YOUR ASSIGNMENT: Only one stretch of the data below should be repeated: the lines from the line containing "sRegStart[CL_SERIAL_COLOR + 4u];" through the line containing "32] = wall_clock64();", inclusive, exactly as they are.

Records from a collection

+__device__ __forceinline__ void clAllIn(u32 (&e)[4]) { asm volatile("" : "+v"(e[0]), "+v"(e[1]), "+v"(e[2]), "+v"(e[3])); }
+__device__ __forceinline__ void clAllIn(u32 (&e)[7]) { asm volatile("" : "+v"(e[0]), "+v"(e[1]), "+v"(e[2]), "+v"(e[3]), "+v"(e[4]), "+v"(e[5]), "+v"(e[6])); }
+struct ClRawRow { ContactRow row; float4 sh; u32 ab; };
+MI_DEV void clFetchRow(ClRawRow& f, u32 first, const ClArgs& A, u32 e)
+{
+	const u32 slot = first + (e & 0xFFFu);
+	f.ab = A.mLocal[slot]; f.sh = A.rowShared[slot];
+	loadRow(f.row, e >> 12, slot, A.rowCap, A.rowPlanes, A.rowLambda);
+}
+MI_DEV void clFinishQuadRow(QuadRow& r, u32& addr, const ClRawRow& f, u32 bodyOff, const float4* lds, u32 q, u32 zeroRec)
+{
+	const ContactRow& row = f.row; const float4 sh = f.sh;
+	const u32 local = q < 2u ? (f.ab & 0xFFFFu) : (f.ab >> 16);
 	const bool isStatic = local == CL_LOCAL_STATIC;
-	addr = (isStatic ? zeroRec : L.bodyOff + 2u * local) + (q & 1u);
-	const float invMass = isStatic ? 0.f : lds[L.bodyOff + 2u * local].w;
+	const u32 body = isStatic ? zeroRec : bodyOff + 2u * local;
+	addr = body + (q & 1u);
+	const float invMass = isStatic ? 0.f : lds[body].w;
 	const V3 t = v3(row.p0.x, row.p0.y, row.p0.z), n = v3(sh.x, sh.y, sh.z);
 	if (q == 0u) { r.dT = -t; r.aT = -(invMass * t); r.dN = -n; r.aN = -(invMass * n); }
 	else if (q == 1u) { r.dT = -v3(row.p0.w, row.p1.x, row.p1.y); r.aT = -v3(row.p3.w, row.p4.x, row.p4.y); r.dN = -v3(row.p2.y, row.p2.z, row.p2.w); r.aN = -v3(row.p5.y, row.p5.z, row.p5.w); }
 	else if (q == 2u) { r.dT = t; r.aT = invMass * t; r.dN = n; r.aN = invMass * n; }
 	else { r.dT = v3(row.p1.z, row.p1.w, row.p2.x); r.aT = v3(row.p4.z, row.p4.w, row.p5.x); r.dN = v3(row.p3.x, row.p3.y, row.p3.z); r.aN = v3(row.p6.x, row.p6.y, row.p6.z); }
 	r.mT = row.p7.x; r.mN = row.p6.w; r.bias = row.p7.y; r.friction = sh.w; r.lamN = row.lam.x; r.lamT = row.lam.y;
-	slotOut = slot; kOut = k;
 }
 template <typename T> MI_DEV T clLdsAt(const float4* lds, u32 byte) { return *(const T*)((const char*)lds + byte); }
 template <typename PTR> MI_DEV void clStoreQuadRow(PTR P, u32 q, const QuadRow& r, u32 addr)
@@ -96,7 +110,7 @@
 {
 	extern __shared__ float4 lds[];
 	__shared__ ClLocal sTask[CL_MAX_LOCAL_TASKS];
-	__shared__ u32 sNumTasks, sAbort;
+	__shared__ u32 sNumTasks, sAbort, sGaveUp;
 	__shared__ u32 sRegStart[CL_SERIAL_COLOR + 4u];
 	const u32 tid = threadIdx.x, G = gridDim.x, quad = tid >> 2, q = tid & 3u;
 	constexpr u32 SETS = JOINTS ? CLQ_SETS_JOINTS : CLQ_SETS;
@@ -104,60 +118,84 @@
 	__amdgpu_buffer_rsrc_t rsrc = __builtin_amdgcn_make_buffer_rsrc(A.flow, 0, A.flowBytes, 0x00020000);
 	const u32 zeroBase = A.ldsFloat4s - CLQ_ZERO_FLOAT4S, zeroRec = zeroBase + 2u * CLQ_QUADS, sinkRec = zeroRec + 2u;
 
+	u32* const stage = (u32*)lds;
+	u32* const stageJoints = stage + CL_LAYOUT_CANDIDATES * CL_HDR_WORDS;
+	u32* const stageCounts = stageJoints + CL_LAYOUT_CANDIDATES;
+	ClLayoutOut& lay = *(ClLayoutOut*)(stage + CL_STAGE_LAYOUT_WORD);
+	if (tid == 0 && A.trace) A.trace[(size_t)blockIdx.x * CL_TRACE_ROWS * CL_TRACE_WORDS + 15 * 32] = wall_clock64();
+	const u32 buildStatus = A.counters[CTR_CL_STATUS];
+	{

FINISHED TASK:
 	__shared__ u32 sRegStart[CL_SERIAL_COLOR + 4u];
 	const u32 tid = threadIdx.x, G = gridDim.x, quad = tid >> 2, q = tid & 3u;
 	constexpr u32 SETS = JOINTS ? CLQ_SETS_JOINTS : CLQ_SETS;
@@ -104,60 +118,84 @@
 	__amdgpu_buffer_rsrc_t rsrc = __builtin_amdgcn_make_buffer_rsrc(A.flow, 0, A.flowBytes, 0x00020000);
 	const u32 zeroBase = A.ldsFloat4s - CLQ_ZERO_FLOAT4S, zeroRec = zeroBase + 2u * CLQ_QUADS, sinkRec = zeroRec + 2u;
 
+	u32* const stage = (u32*)lds;
+	u32* const stageJoints = stage + CL_LAYOUT_CANDIDATES * CL_HDR_WORDS;
+	u32* const stageCounts = stageJoints + CL_LAYOUT_CANDIDATES;
+	ClLayoutOut& lay = *(ClLayoutOut*)(stage + CL_STAGE_LAYOUT_WORD);
+	if (tid == 0 && A.trace) A.trace[(size_t)blockIdx.x * CL_TRACE_ROWS * CL_TRACE_WORDS + 15 * 32] = wall_clock64();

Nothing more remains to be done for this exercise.